Souter authored his own opinion as he foresaw the fact that there were risks in getting between Congress and those bills they sought to pass. He echoed the concerns that stretched back to 1937. In his opinion he thought to remind the Court that the reason we let Congress do virtually anything is trying to interpose the Court between Congress and the Commerce clause may be the end of the Court (as they learned in 1937)
Justices Kennedy and O’Connor opinion was a concurrence, carefully drafted as well. They were not so obtuse as to ignore the import of affecting the Commerce Clause. Essentially they agreed the law was unconstitutional (the gun law). However, they said in part what Souter was saying- that we don’t want a return to 1937. “The court has an immense stake in the stability of our Commerce Clause jurisprudence as it’s evolved”
Constitutional Law Scholars (as I am sure they are now on pins and needles) had a few views of Lopez.
1.)Fleeting meaningless declaration by the Court that states were nice and that Congress should add the jurisdictional element.

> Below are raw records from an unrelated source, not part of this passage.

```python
class ArtalkConfigStruct(C.Structure):
    _fields_ = [
        ("ar_depth", C.c_int32), ("ar_heads", C.c_int32),
        ("vae_depth", C.c_int32), ("vae_heads", C.c_int32), ("vae_hidden", C.c_int32),
        ("code_dim", C.c_int32), ("motion_dim", C.c_int32),
        ("n_levels", C.c_int32), ("patch_nums", C.c_int32 * 8),
        ("w2v_layers", C.c_int32), ("w2v_hidden", C.c_int32), ("w2v_heads", C.c_int32), ("w2v_ffn", C.c_int32),
        ("w2v_n_conv", C.c_int32), ("w2v_conv_kernel", C.c_int32 * 8), ("w2v_conv_stride", C.c_int32 * 8),
        ("w2v_conv_dim", C.c_int32),
        ("w2v_pos_kernel", C.c_int32), ("w2v_pos_groups", C.c_int32),
        ("w2v_ln_eps", C.c_float),
        ("style_dim", C.c_int32), ("style_heads", C.c_int32), ("style_layers", C.c_int32), ("style_ffn", C.c_int32),
# ... 79 lines not shown
    L.artalk_destroy.restype = None
    L.artalk_last_error.argtypes = [vp]
    L.artalk_last_error.restype = C.c_char_p
    L.artalk_set_tensor.argtypes = [vp, C.c_char_p, vp, i32, i32, C.POINTER(i64)]
    L.artalk_set_tensor.restype = i32
    L.artalk_finalize_weights.argtypes = [vp]
    L.artalk_finalize_weights.restype = i32
    L.artalk_reserve.argtypes = [vp, i32, i32]
    L.artalk_reserve.restype = i32
    L.artalk_workspace_bytes.argtypes = [vp]
    L.artalk_workspace_bytes.restype = i64
    L.artalk_weight_bytes.argtypes = [vp]
    L.artalk_weight_bytes.restype = i64
    L.artalk_infer.argtypes = [vp, vp, i64, C.POINTER(i64), i32, vp, vp, vp, i64, vp, vp, vp, vp]
    L.artalk_infer.restype = i32
    L.artalk_get_status.argtypes = [vp, C.POINTER(C.c_int), vp]
    L.artalk_get_status.restype = i32
    L.artalk_poll_status.argtypes = [vp, C.POINTER(C.c_int)]
    L.artalk_poll_status.restype = i32
    L.artalk_last_ticket.argtypes = [vp]
    L.artalk_last_ticket.restype = C.c_longlong
    L.artalk_get_status_of.argtypes = [vp, C.c_longlong, C.POINTER(C.c_int)]
    L.artalk_get_status_of.restype = i32
    L.artalk_style_encode.argtypes = [vp, vp, i32, vp, vp]
    L.artalk_style_encode.restype = i32
    L.artalk_stream_begin.argtypes = [vp, i32, vp, vp, vp]
    L.artalk_stream_begin.restype = i32
    L.artalk_stream_end.argtypes = [vp]
    L.artalk_stream_end.restype = i32
    L.artalk_stream_chunk.argtypes = [vp, vp, i64, vp, i64, vp]
# ... 173 lines not shown
```

artalk_amd/csrc/engine.hip:

```cpp
#include "kernels.h"
#include "../../include/artalk_hip.h"

#include <hip/hip_ext.h>
#include <rocprofiler-sdk-roctx/roctx.h>

#include <algorithm>
#include <cmath>
#include <cstdio>
#include <cstdlib>
#include <cstring>
#include <map>
#include <set>
#include <string>
#include <vector>

using namespace artalk;
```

2.) If Kennedy and O’Connor are saying we’re not going back to 37 maybe we really are
That's about as far as I can take you. Because the Commerce Power has served as the Basis for Social Security, Medicare, the EPA, and other Governmental Programs and agencies, and this Court's awareness of the effect of continuing what the Rehnquist Court started, it should be interesting. But, that is why there is such real consternation as depending on the holding as to the Individual Mandate of the ACA and other parts, all of those programs could be again questioned.
Fri Mar 30, 2012 at 8:02 AM PT: Update: I wanted to add a bit to explain somewhat why people would be saying things about "Judicial Activism". Or citing the Case of Lochner. In law school Students usually read a case called "Lochner v. New York". Decided in the 19th Century. The reason is basically because it is supposed to shock and is considered one of the two worst decisions ever made by the SCOTUS (I would say since there may be a few more in the last 10 years the other "worst" are the "Slaughterhouse" cases, although there are plenty of bad ones ex Buck v. Bell Majority opinion upholding forced sterilization saying "three generations of imbeciles is enough"). Lochner comparisons are pejorative and synonymous with Judicial Activism because the Court went way beyond what the 14th Amendment actually said and read into it this Right of Contract to strike down a law that was clearly a valid exercise of Police Power. The law they struck down was regarding maximum hours for health considerations of bakers (60 hours). The question is is this a valid exercise of Police Power. Of course! But, the court decided their view of the right to contract was more important and read something into the 14th Amendment. The dissents have it right. Of course other cases have done the same that many like (it could be argued that Roe v. Wade made up some law). But this was so clearly wrong when you hear it mentioned it stands for a likening of whatever is in the sentence to Judicial Activism standing in the way of legitimate legislative purpose. Depending on the decision don't be surprised to hear comparisons to Lochner.